星耀看着她无语:也不想想他是什么出身,他会不认识路?
袁冬初也觉得自己白问了一句,叮嘱道:“那就你跟着老先生去抓药,回来帮宝根把药熬了。我们先回,能行不?”
“行。”星耀答应。
这有什么不行的,想他半年前,还是个通州混事的小子。不但乞讨,没办法时,还和星辉一起做些那啥那啥的事。
现在,他只当帮街上一起的小叫花做点事情,谁让他如今境遇好了呢。
他估摸一下时间,说道:“不用等我午饭了,我和宝根一起吃点就好。
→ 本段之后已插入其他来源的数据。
template <int KH, int KW, int KT, int CI_PER>
__global__ __launch_bounds__(256) void conv_direct_wgrad_kernel(
    ConvGeom g, const float* __restrict__ x, const float* __restrict__ dy, const float* __restrict__ gate,
    float* __restrict__ partial, float* __restrict__ partial_b, long vox_per_chunk)
{
    constexpr int TAPS = KH * KW * KT;
    const int tid = threadIdx.x;
    const int co = blockIdx.y * 32 + (tid & 31);
    const bool co_ok = co < g.Cout;
    const int ci0 = (blockIdx.z * 8 + (tid >> 5)) * CI_PER;
    const long nvox = (long)g.N * g.Ho * g.Wo * g.To;
    const long v0 = (long)blockIdx.x * vox_per_chunk;
    const long v1 = v0 + vox_per_chunk < nvox ? v0 + vox_per_chunk : nvox;

    float acc[TAPS][CI_PER];
#pragma unroll
    for (int tp = 0; tp < TAPS; ++tp)
#pragma unroll
        for (int k = 0; k < CI_PER; ++k) acc[tp][k] = 0.f;
    float accb = 0.f;
    const bool vec4 = (CI_PER % 4 == 0) && (g.Cin % 4 == 0) && (ci0 + CI_PER <= g.Cin);

    for (long v = v0; v < v1; ++v) {
        long r = v;
        const int t = (int)(r % g.To); r /= g.To;
        const int wo = (int)(r % g.Wo); r /= g.Wo;
        const int h = (int)(r % g.Ho);
        const int n = (int)(r / g.Ho);
        float d = 0.f;
        if (co_ok) {
            d = dy[v * g.Cout + co];
            if (gate) d = gate[v * g.Cout + co] > 0.f ? d : 0.f;
        }
        accb += d;
#pragma unroll
        for (int a = 0; a < KH; ++a) {
            int ih = h + a - g.ph;
            if (g.reflect_hw) ih = reflect_idx(ih, g.Hi);
            else if (ih < 0 || ih >= g.Hi) continue;
#pragma unroll
            for (int b = 0; b < KW; ++b) {
                int iw = wo + b - g.pw;
                if (g.reflect_hw) iw = reflect_idx(iw, g.Wi);
                else if (iw < 0 || iw >= g.Wi) continue;
#pragma unroll
                for (int c = 0; c < KT; ++c) {
                    int it = t + c - g.pt;
                    if (g.reflect_t) it = reflect_idx(it, g.Ti);
                    else if (it < 0 || it >= g.Ti) continue;
                    const float* xp = x + ((((long)n * g.Hi + ih) * g.Wi + iw) * g.Ti + it) * g.Cin + ci0;
                    const int tp = (a * KW + b) * KT + c;
                    bool done = false;
                    if constexpr (CI_PER % 4 == 0) {
                        if (vec4) {
#pragma unroll
                            for (int k = 0; k < CI_PER; k += 4) {
                                const float4 q = *reinterpret_cast<const float4*>(xp + k);
                                acc[tp][k] = fmaf(q.x, d, acc[tp][k]);
                                acc[tp][k + 1] = fmaf(q.y, d, acc[tp][k + 1]);
                                acc[tp][k + 2] = fmaf(q.z, d, acc[tp][k + 2]);
                                acc[tp][k + 3] = fmaf(q.w, d, acc[tp][k + 3]);
                            }
                            done = true;
                        }
                    }
                    if (!done) {
#pragma unroll
                        for (int k = 0; k < CI_PER; ++k)
                            if (ci0 + k < g.Cin) acc[tp][k] = fmaf(xp[k], d, acc[tp][k]);
                    }
                }
            }
        }
    }
    if (co_ok) {
        float* pp = partial + (long)blockIdx.x * TAPS * g.Cin * g.Cout;
#pragma unroll
        for (int tp = 0; tp < TAPS; ++tp)
#pragma unroll
            for (int k = 0; k < CI_PER; ++k)
                if (ci0 + k < g.Cin) pp[((long)tp * g.Cin + ci0 + k) * g.Cout + co] = acc[tp][k];
        if (blockIdx.z == 0 && (tid >> 5) == 0) partial_b[(long)blockIdx.x * g.Cout + co] = accb;
    }
}

static int sum_partials(const float* p1, float* o1, long n1, const float* p2, float* o2, long n2, int chunks, hipStream_t s)
{
    SlabSumJob jobs[2] = {{p1, o1, n1, (int)n1, chunks}, {p2, o2, n2, (int)n2, chunks}};
    return slab_sum_later(s, jobs, o2 ? 2 : 1);
}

”
袁冬初狐疑的看看这小子,怎么这家伙看起来一副找到组织、回到故地的样子?
当下交代了宝根几句,尤其和他说,吃药喝粥的事,只说遇到好心人便可。
做工什么的,先不要和他娘说,他娘身体弱,免得刺激到她,不利于恢复。
之后,袁冬初几人便和大夫一起走出这片窝棚区,转到街上。
星耀喊了辆马车,把手中物品放上去,眼见的胡子花白的大夫老头等的不耐烦,袁冬初摆手让他先去抓药。
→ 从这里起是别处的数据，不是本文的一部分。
+  constexpr int WOUT = WIN - 2, RP = WOUT / 2, IPI = RP * WOUT, KH = CD / 2, KS = 9 * KH, NS = 3 * KH, STREAMS = 4 / NT;
+  constexpr int PIX = WIN * WIN, DWI = PIX * CD, NPF = (G * DWI + 255) / 256;
+  constexpr int WS = conv_mfma_row_stride(WIN), PIXS = WIN * WS, IMGS = conv_mfma_img_stride(WIN, CD);
+  static_assert(WOUT % 2 == 0 && IPI % 2 == 0 && (NT == 2 || NT == 4), "tile geometry");
+  constexpr int T = ((G * IPI + 31) / 32 + STREAMS - 1) / STREAMS, X = conv_pp_x(WIN), PH = X + 2 * T, D = (PH / 2) | 1;
+  constexpr int BARRIERS_TEAM0 = PH + D, BARRIERS_TEAM1 = D + PH;
+  static_assert(X % 2 == 0 && X >= 2 && X <= NPF, "an even number of expansion phases");
+  static_assert(D % 2 == 1 && D >= X && D + X <= PH, "team 1 lags by an odd number of phases; its expansion falls into team 0's tile loop");
+  static_assert(BARRIERS_TEAM0 == BARRIERS_TEAM1, "both teams execute the same number of barriers");
+  __shared__ struct {
+    uint4 plane[2][G * IMGS];
+    uint32_t lut[256];
+  } lds;
+  const int tid = threadIdx.x, lane = tid & 63, wave = __builtin_amdgcn_readfirstlane(tid >> 6), team = wave >> 2, tw = wave & 3;
+  const int ttid = tid & 255, mt = tw % NT, c = lane & 31, h = lane >> 5;
+  if (tid < 256) lds.lut[tid] = fp4_pm1((uint32_t)tid);
+  uint4 *const plane = lds.plane[team];
+  const uint32_t *const lut = lds.lut;
+  const uint4 *__restrict__ wt = reinterpret_cast<const uint4 *>(tab);
+  v8i wreg[KS];
+#pragma unroll
+  for (int ks = 0; ks < KS; ks++) {
+    const uint4 v = wt[(ks * NT + mt) * 64 + lane];
+    wreg[ks] = v8i{(int)v.x, (int)v.y, (int)v.z, (int)v.w, 0, 0, 0, 0};
+  }
+  const v16f seed = reinterpret_cast<const v16f *>(tab + (size_t)KS * NT * 64 * 16)[mt * 2 + h];
+  const int ngroups = (n_images + G - 1) / G, npairs = (ngroups + 1) / 2;
+  uint32_t pre[NPF];
+  auto fetch = [&](int grp) {
+    const int img0 = grp * G, lim = min(G, n_images - img0) * DWI;
+#pragma unroll
+    for (int j = 0; j < NPF; j++) {
+      const int d = ttid + 256 * j;
+      pre[j] = d < lim ? in[(size_t)img0 * DWI + d] : 0u;
+    }
+  };
+  auto slot = [&](int d) {
+    const int i = d / DWI, e = d - i * DWI, pix = e / CD, q = e % CD;
+    return i * IMGS + q * PIXS + (WS == WIN ? pix : pix / WIN * WS + pix % WIN);
+  };
+  constexpr int STEP = 32 * STREAMS, DR = STEP / WOUT, DX = STEP % WOUT, PS_LAST = (G - 1) * IMGS + 2 * (RP - 1) * WS + WOUT - 1;
+  constexpr bool RAGGED = (G * IPI) % 32 != 0 || T * STREAMS * 32 != G * IPI;
+  static_assert(DX % 2 == 0 && DR + 1 <= RP, "a lane's column keeps its parity; one row-pair wrap and one image wrap per step");
+  const int item0 = (tw / NT) * 32 + c, i0 = item0 / IPI, rem0 = item0 - i0 * IPI, rp0 = rem0 / WOUT, x0 = rem0 - rp0 * WOUT;
+  const int ps0 = i0 * IMGS + 2 * rp0 * WS + x0;
+  const uint32_t ob0 = (uint32_t)((i0 * (WOUT * WOUT) + (2 * rp0 + h) * WOUT + x0) * NT + mt) * 4;
+  __builtin_amdgcn_s_waitcnt(0x0F70);
+  fetch(2 * blockIdx.x + team);
+  __syncthreads();
+  if (team == 1) {
+#pragma unroll 1
+    for (int i = 0; i < D; i++) BNN_PP_BARRIER();
+  }
+#pragma unroll 1
+  for (int pair = blockIdx.x; pair < npairs; pair += gridDim.x) {
+    const int grp = 2 * pair + team, img0 = grp * G, nimg = max(0, min(G, n_images - img0)), nitems = nimg * IPI;
+    uint32_t *__restrict__ gout = out + (size_t)img0 * (POOL ? RP * RP : WOUT * WOUT) * NT;
+#pragma unroll
+    for (int e = 0; e < X; e++) {
+#pragma unroll
+      for (int j = e * NPF / X; j < (e + 1) * NPF / X; j++) {
+        const int d = ttid + 256 * j;
+        if (d < nimg * DWI) {
+          const uint32_t bits = pre[j];
+          plane[slot(d)] = make_uint4(lut[bits & 255], lut[(bits >> 8) & 255], lut[(bits >> 16) & 255], lut[bits >> 24]);
+        }
+      }
+      if (e == X - 1 && pair + (int)gridDim.x < npairs) fetch(2 * (pair + (int)gridDim.x) + team);
+      asm volatile("s_waitcnt lgkmcnt(0)" ::: "memory");
+      BNN_PP_BARRIER();
+    }
+    int x = x0, rp = rp0, ps = ps0;
+    [[maybe_unused]] uint32_t ob = ob0;
+    const uint4 *__restrict__ Pt = &plane[(RAGGED ? min(ps, PS_LAST) : ps) + h * PIXS];
+    auto read = [&](v8i &b, int s, int y) {
+      const uint4 v = Pt[(s / 3) * 2 * PIXS + y * WS + s % 3];
+      b = v8i{(int)v.x, (int)v.y, (int)v.z, (int)v.w, 0, 0, 0, 0};
+    };
+    v8i b[2][4];
+#pragma unroll
+    for (int y = 0; y < 4; y++) read(b[0][y], 0, y);
+#pragma unroll 1
+    for (int it = 0; it < T; it++) {
+      const int t0 = (tw / NT) * 32 + it * STEP;
+      v16f acc[2] = {seed, seed};
+      auto mfma = [&](const v8i (&bb)[4], int s, int k) {
+        acc[k & 1] = __builtin_amdgcn_mfma_scale_f32_32x32x64_f8f6f4(wreg[((k >> 1) * 3 + s % 3) * KH + s / 3], bb[(k >> 1) + (k & 1)], acc[k & 1], 4,
+                                                                    4, 0, 0x7F7F7F7F, 0, 0x7F7F7F7F);
+      };
+#pragma unroll
+      for (int s = 0; s < NS; s++)
+#pragma unroll
+        for (int k = 0; k < 6; k++) {
+          __builtin_amdgcn_sched_barrier(0);
+          mfma(b[s & 1], s, k);
+          if (s + 1 < NS && k < 4) read(b[(s + 1) & 1][k], s + 1, k);
+        }
+      asm volatile("" ::"v"(acc[0]), "v"(acc[1]));
+      BNN_PP_BARRIER();
+      const bool valid = t0 + c < nitems;
+      if constexpr (POOL) {
+        int v[16];
+#pragma unroll
+        for (int k = 0; k < 16; k++) v[k] = __float_as_int(acc[0][k]) & __float_as_int(acc[1][k]);
+        const uint32_t nf = or_halves(sign_nibbles(v, h));
+        const uint32_t pooled = nf & (uint32_t)__builtin_amdgcn_mov_dpp((int)nf, 0xB1, 0xF, 0xF, true);
+        if (valid && h == 0 && !(c & 1)) gout[(size_t)(t0 >> 1) * NT + (c >> 1) * NT + mt] = ~pooled;
+      } else {
+        uint32_t nf[2];
+#pragma unroll
+        for (int dy = 0; dy < 2; dy++) {
+          int v[16];
+#pragma unroll
+          for (int k = 0; k < 16; k++) v[k] = __float_as_int(acc[dy][k]);
+          nf[dy] = sign_nibbles(v, h);
+        }
+        const auto sw = __builtin_amdgcn_permlane32_swap(nf[0], nf[1], false, false);
+        if (valid) *reinterpret_cast<uint32_t *>(reinterpret_cast<char *>(gout) + ob) = ~(sw[0] | sw[1]);
+      }
+      x += DX, rp += DR, ps += 2 * DR * WS + DX;
+      if constexpr (!POOL) ob += (2 * DR * WOUT + DX) * NT * 4;
+      if (x >= WOUT) {
+        x -= WOUT, rp += 1, ps += 2 * WS - WOUT;
+        if constexpr (!POOL) ob += WOUT * NT * 4;
+      }
+      if (rp >= RP) rp -= RP, ps += IMGS - 2 * RP * WS;
+      if (it + 1 < T) {
+        Pt = &plane[(RAGGED ? min(ps, PS_LAST) : ps) + h * PIXS];
+#pragma unroll
+        for (int y = 0; y < 4; y++) read(b[0][y], 0, y);
+      }
+      BNN_PP_BARRIER();
+    }
+  }
+  if (team == 0) {
+#pragma unroll 1
+    for (int i = 0; i < D; i++) BNN_PP_BARRIER();
+  }
+}
+#undef BNN_PP_BARRIER
 
 __global__ __launch_bounds__(256) void k_conv_mfma_table(const uint32_t *__restrict__ rows, int row_dw, int ksteps, int tiles,
                                                           int mw, uint8_t *__restrict__ dst) {
@@ -2731,6 +2892,23 @@
 }
 constexpr long long kConvMfmaGrid = 512;
 constexpr int kConvMfmaImgsL1 = 2, kConvMfmaImgs = 8;
+constexpr long long kConvPpMin = 200000;
+constexpr bool kConvPpL1 = true, kConvPpL2 = true, kConvPpL3 = true;
+inline long long conv_pp_min() {
+  static const long long v = [] {
+    const char *e = std::getenv("BNN_MI355X_CONV_PP_MIN");
+    return e ? std::atoll(e) : kConvPpMin;
+  }();
+  return v;
+}
+inline long long conv_pp_grid() {
+  static const long long v = [] {
+    const char *e = std::getenv("BNN_MI355X_CONV_PP_GRID");
+    const long long g = e ? std::atoll(e) : 256LL;
+    return g < 1 ? 1LL : g > 256 ? 256LL : g;
+  }();
+  return v;
+}
 constexpr int kTailMfmaImgsL4 = 32, kTailMfmaImgsL5 = 32, kTailMfmaImgsFc = 128;
 constexpr long long kTailMfmaGrid8 = 256;
 #define BNN_TAIL_MFMA(A2, KS, NT, CONV, WAVES, G, cap, in, out, tab)                                                               \
@@ -2787,6 +2965,9 @@
     const uint8_t *const cm = conv_mfma_for<ARITH, OUT2>(a);
     const dim3 g1(persistent_grid((n + kConvMfmaImgsL1 - 1) / kConvMfmaImgsL1, kConvMfmaGrid)),
         gm(persistent_grid((n + kConvMfmaImgs - 1) / kConvMfmaImgs, kConvMfmaGrid));
+    const bool pp = cm && n >= conv_pp_min();
+    const dim3 p1(persistent_grid(((n + kConvMfmaImgsL1 - 1) / kConvMfmaImgsL1 + 1) / 2, conv_pp_grid())),
+        pm(persistent_grid(((n + kConvMfmaImgs - 1) / kConvMfmaImgs + 1) / 2, conv_pp_grid()));
     if (a.last_stage >= 1) {
       if (a.l1_literal) {
         BNN_LAUNCH(k_l1_literal, dim3((unsigned)((n * 784 + kBlock - 1) / kBlock)), s, A64, reinterpret_cast<uint64_t *>(B), a.rows[1], (int)(n * 784));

她和婉儿把剩余物品放好,婉儿先上去看了看,马车车厢洁净,才探手来扶袁冬初。
袁冬初一只脚刚踏上脚凳,身后一个弱弱的声音响起:“贵人小姐等等。”
袁冬初停步回身,微笑看向两个一直尾随她们的小乞丐。
“什么事儿?”袁冬初问道。
穿灰袄的孩子虽然比同龄人想得多些,但终究是乞丐身份。刚才喊住袁冬初,已经是鼓足了勇气才出声的。
见他所喊的人如愿停下,心下却是慌张的。
再看身边比他年龄还小的家伙,果然指望不上,再次鼓起勇气,问道:“贵人小姐刚才说找人做事,是作坊要人?还是酒楼馆子?”
袁冬初微笑道:“我们是诚运投递的。”
[264.第263章 心里空落落的]
对于诚运投递的名号,袁冬初很有信心。街上流浪的乞丐,尤其是小乞丐,一定会留意同样在街上奔走的投递小子。
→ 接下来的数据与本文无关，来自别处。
void launch_moment_grams(gingr_ctx *ctx, const double *Q0, int64_t M, int32_t rp, double *ws, double *mom) {
    const MomentLayout ml{rp};
    if (moments_as_rows(rp)) {
        const int32_t w = 3 * rp;
        double *T = ws + gram_rows_ws_doubles(M, w);
        const int nslabs = launch_gram_rows(ctx, Q0, M, w, ws);
        hipLaunchKernelGGL(gram_reduce_kernel, dim3((unsigned)ceil_div((int64_t)w * w, 32)), dim3(256), 0, ctx->stream, ws, nslabs, (int)w, 1, T);
        hipLaunchKernelGGL(moment_scatter_kernel, dim3((unsigned)ceil_div((int64_t)w * w, 256)), dim3(256), 0, ctx->stream, T, (int)rp, ml, mom);
        return;
    }
    int nbp, npatch, nslabs;
    int64_t rps;
    gram_plan(M, rp, &nbp, &npatch, &nslabs, &rps);
    rps = round_up(ceil_div(M, nslabs), 16);
    nslabs = (int)ceil_div(M, rps);
    for (int d = 0; d < 3; ++d)
        for (int e = d; e < 3; ++e) {
            hipLaunchKernelGGL(gram_kernel, dim3(nslabs, nbp * nbp), dim3(256), 0, ctx->stream, Q0, M, (int)rp, (const double *)nullptr, rps, nbp,
                               3, d, e, 1, ws);
            hipLaunchKernelGGL(gram_reduce_kernel, dim3((unsigned)ceil_div((int64_t)rp * rp, 32)), dim3(256), 0, ctx->stream, ws, nslabs, (int)rp, 0,
                               mom + ml.S(d, e));
            if (e > d)
                hipLaunchKernelGGL(transpose_kernel, dim3((unsigned)ceil_div((int64_t)rp * rp, 256)), dim3(256), 0, ctx->stream, mom + ml.S(d, e),
                                   (int)rp, mom + ml.S(e, d));
        }
}

void launch_centered_mean(gingr_ctx *ctx, const gingr_model *m, double *ptil) {
    hipLaunchKernelGGL(centered_mean_kernel, dim3((unsigned)ceil_div(m->M, 256)), dim3(256), 0, ctx->stream, m->ref, m->mean,
                       m->M, m->c0[0], m->c0[1], m->c0[2], ptil);
}

void launch_obs_cpd(gingr_ctx *ctx, const gingr_model *m, const DevState *st, Cloud fit, const double *P1,
                    const double *PX, double lambda, const int32_t *lm_mask, double *weight, double *evec) {
    hipLaunchKernelGGL(obs_cpd_kernel, dim3((unsigned)ceil_div(m->M, 256)), dim3(256), 0, ctx->stream, m->ref, m->mean, m->M,
                       st, fit, P1, PX, lambda, lm_mask, weight, evec);
}

void launch_obs_icp(gingr_ctx *ctx, const gingr_model *m, const DevState *st, Cloud target, const int32_t *idx,
                    const int32_t *lm_mask, double *weight, double *evec) {
    hipLaunchKernelGGL(obs_points_kernel, dim3((unsigned)ceil_div(m->M, 256)), dim3(256), 0, ctx->stream, m->ref, m->mean,
                       m->M, st, (const double *)nullptr, target, idx, (const double *)nullptr, lm_mask, weight, evec, (int32_t *)nullptr);
}

void launch_obs_points(gingr_ctx *ctx, const gingr_model *m, const DevState *st, const double *obs_soa,
                       const double *weight_in, double *weight, double *evec, const int32_t *lm_mask, int32_t *zero_counts) {
    Cloud none{nullptr, nullptr, nullptr, 0};
    hipLaunchKernelGGL(obs_points_kernel, dim3((unsigned)ceil_div(m->M, 256)), dim3(256), 0, ctx->stream, m->ref, m->mean,
                       m->M, st, obs_soa, none, (const int32_t *)nullptr, weight_in, lm_mask, weight, evec, zero_counts);
}

void launch_landmarks(gingr_ctx *ctx, const gingr_model *m, const DevState *st, int32_t n_lm, const int32_t *lm_pid_local,
                      const double *lm_xyz, const double *lm_cov, double *G, double *rhs) {
    if (n_lm <= 0) return;
    hipLaunchKernelGGL(landmarks_kernel, dim3((unsigned)m->rp + 1), dim3(kLmChunk), 0, ctx->stream, m->Q0, m->ref, m->mean, m->M, (int)m->rp, st,
                       (int)n_lm, lm_pid_local, lm_xyz, lm_cov, G, rhs);
}

int64_t posterior_work_doubles(int32_t rp) {
    const int64_t two_panel_workspaces = (int64_t)lds_solve_doubles(rp, kNB) * (rp >= 128 ? 2 : 1);
    const int64_t two_dense_systems = rp > 240 ? 2 * (round_up(rp, 64) + 64) * round_up(rp, 64) + 2 * (round_up(rp, 64) / 64) * 4096 + 6 * round_up(rp, 64) + 4 : 0;
// ... 33 lines not shown
    }
    __syncthreads();
    if (threadIdx.x == 0) {
        if (*flag == GINGR_ERR_NOT_SPD)
            st->err = GINGR_ERR_NOT_SPD;
        else if (bad)
            st->err = GINGR_ERR_NONFINITE;
    }
}
}

namespace {
__global__ __launch_bounds__(256) void logpdf_system_kernel(int r, int n, int64_t Mp, const double *__restrict__ G, const double *__restrict__ Stot,
                                                            const double *__restrict__ rhs, const double *__restrict__ qte, double *__restrict__ Aw,
                                                            int32_t *__restrict__ flag) {
    const int64_t c = (int64_t)blockIdx.x * 256 + threadIdx.x, row = blockIdx.y;
    if (c == 0 && row == 0) *flag = 0;
    if (c >= Mp) return;
    double v = 0.0;
    if (row < Mp) {
        if (c <= row) {
            if (row < r && c < r) {
                v = __builtin_fma(GINGR_COEFF_NOISE, G[row * n + c], Stot[row * n + c]);
                if (row == c) v += GINGR_COEFF_NOISE;
            } else {
                v = row == c ? 1.0 : 0.0;
            }
        }
    } else if (row == Mp && c < r) {
        v = __builtin_fma(GINGR_COEFF_NOISE, rhs[c], qte[c]);
    }
    Aw[row * Mp + c] = v;
}
__global__ __launch_bounds__(512) void logpdf_finish_kernel(int r, int n, int64_t Mp, const double *__restrict__ G, const double *__restrict__ rhs,
                                                            const double *__restrict__ Wn, const double *__restrict__ Wk, const double *__restrict__ Lk,
                                                            const int32_t *__restrict__ flag_n, const int32_t *__restrict__ flag_k,
                                                            double *__restrict__ fx, double *__restrict__ out2) {
    __shared__ double w[512], hv[2][512], red[512];
    const int tid = threadIdx.x;
    for (int k = tid; k < n; k += 512) w[k] = k < r ? Wk[k] : 0.0;
    __syncthreads();
    for (int kk = tid & 255; kk < r; kk += 256) {
        const int half = tid >> 8;
        const int j0 = half ? (r + 1) / 2 : 0, j1 = half ? r : (r + 1) / 2;
        double s0 = 0.0, s1 = 0.0, s2 = 0.0, s3 = 0.0;
        int j = j0;
        for (; j + 3 < j1; j += 4) {
            s0 = __builtin_fma(G[(int64_t)j * n + kk], w[j], s0);
            s1 = __builtin_fma(G[(int64_t)(j + 1) * n + kk], w[j + 1], s1);
            s2 = __builtin_fma(G[(int64_t)(j + 2) * n + kk], w[j + 2], s2);
            s3 = __builtin_fma(G[(int64_t)(j + 3) * n + kk], w[j + 3], s3);
        }
        for (; j < j1; ++j) s0 = __builtin_fma(G[(int64_t)j * n + kk], w[j], s0);
        hv[half][kk] = (s0 + s1) + (s2 + s3);
    }
    for (int64_t e = tid; e < (int64_t)n * n; e += 512) {
        const int64_t i = e / n, j = e - i * n;
        fx[e] = j <= i ? Lk[i * Mp + j] : 0.0;
    }
    for (int k = tid; k < n; k += 512) {
        fx[(int64_t)n * n + k] = k < r ? Wn[k] : 0.0;
        fx[(int64_t)n * n + n + k] = 1.0 / Lk[(int64_t)k * Mp + k];
    }
    __syncthreads();
    double part = 0.0;
    for (int k = tid; k < r; k += 512) {
        const double nw = (hv[0][k] + hv[1][k]) + w[k];
        part = __builtin_fma(w[k] - Wn[k], nw - rhs[k], part);
    }
    red[tid] = part;
    __syncthreads();
    for (int st2 = 256; st2 > 0; st2 >>= 1) {
        if (tid < st2) red[tid] += red[tid + st2];
        __syncthreads();
    }
    if (tid == 0) {
        const bool bad = *flag_n != 0 || *flag_k != 0;
        out2[0] = bad ? __builtin_nan("") : -0.5 * red[0] - 0.5 * (double)r * 1.8378770664093454836;
        out2[1] = bad ? 1.0 : 0.0;
    }
}
}

void launch_posterior_solve(gingr_ctx *ctx, int32_t r, int32_t rp, const double *G, const double *rhs, const double *zrand,
                            double *work, double *a, DevState *st) {
    TimerScope ts(ctx, 5);
    if (rp > 240 && !zrand) {
        const int64_t Mp = round_up(rp, 64), nb = Mp / 64;
        double *Aw = work, *Linv = Aw + (Mp + 64) * Mp, *W = Linv + nb * 64 * 64;
        int32_t *flag = reinterpret_cast<int32_t *>(W + 3 * Mp);
        hipLaunchKernelGGL(solve_system_kernel, dim3((unsigned)ceil_div(Mp, 256), (unsigned)(Mp + 64)), dim3(256), 0, ctx->stream, (int)r, (int)rp, Mp, G,
                           rhs, Aw, flag);
        dense_spd_solve3(ctx, Aw, Mp, Linv, W, flag);
        hipLaunchKernelGGL(solve_finish_kernel, dim3(1), dim3(256), 0, ctx->stream, (int)r, (int)rp, W, flag, a, st);
        return;
    }
    if (r <= 128) {
        const bool fast = rp <= 112;
        const size_t lds = lds_solve_doubles(rp, fast ? 2 * kNB : kNB) * sizeof(double);
        auto go = [&](auto kern) {
            if (lds > 48 * 1024)
                set_dynamic_lds(kern, (size_t)(lds));
            hipLaunchKernelGGL(kern, dim3(1), dim3(kSolveThreads), lds, ctx->stream, (int)r, (int)rp, G, rhs, zrand, a, st, (double *)nullptr);
        };
        if (fast)
            go(posterior_solve_lds_kernel<0>);
        else
            go(posterior_solve_lds_kernel<1>);
        return;
    }
    auto gow = [&](auto kern, int sw) {
        const size_t lds = (size_t)(rp + kNB) * (sw + 1) * sizeof(double);
        set_dynamic_lds(kern, (size_t)(lds));
        hipLaunchKernelGGL(kern, dim3(1), dim3(kWideSolveThreads), lds, ctx->stream, (int)r, (int)rp, G, rhs, zrand, a, st, work);
    };
    if (rp <= 256)
        gow(posterior_solve_wide_kernel<64>, 64);
    else
        gow(posterior_solve_wide_kernel<32>, 32);
}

只不过,投递小子们是在做事,能赚工钱,送件多的,甚至能养家糊口。
果然,“诚运投递”四个字,瞬间让两个孩子瞪大了眼睛。
只不过,一个是惊喜的不敢相信,另一个却是深信不疑中,好像想了些别的。
但是,两人却是同样的念头:这个不嫌弃叫花子的女子,居然是诚运投递的!
是的,这两个小乞丐,尤其灰袄的那个孩子,对袁冬初能钻进破烂窝棚、有特别深刻的印象。
而且,随后的袁冬初,也丝毫不掩饰她对窝棚的不习惯,没在里面多待,而是选择在外面等候大夫。
灰袄孩子想的多些,他能看出,这位小姐不喜欢破窝棚那个环境,却也并未因此就嫌弃宝根母子。
原来她是诚运投递的。
诚运投递有字号、有门店,做的是正经做生意。只要他们的确在投递行做事,就绝对不用担心被拐卖。
诚运投递跑腿送包裹信件的,好几个都是少年呢。所以,诚运会看中他们,也在情理之中。
他们不怕工钱少,没工钱也不打紧,只要有吃饭的地方、有住处,不被凌虐便好。
而且,他们不但知道诚运投递,还知道诚运的河运行。
普通百姓和经营小店铺的老板,可能更看好诚运投递。
但乞丐和一些被欺压的贫苦之人,更向往的却是诚运南北。
地处大河岸边的坪州城,河道上的消息同样也能知道。
有传言,诚运南北的大当家,便是卖苦力的垛工。他带着一帮同样苦出身的兄弟,和人合伙做起的诚运南北。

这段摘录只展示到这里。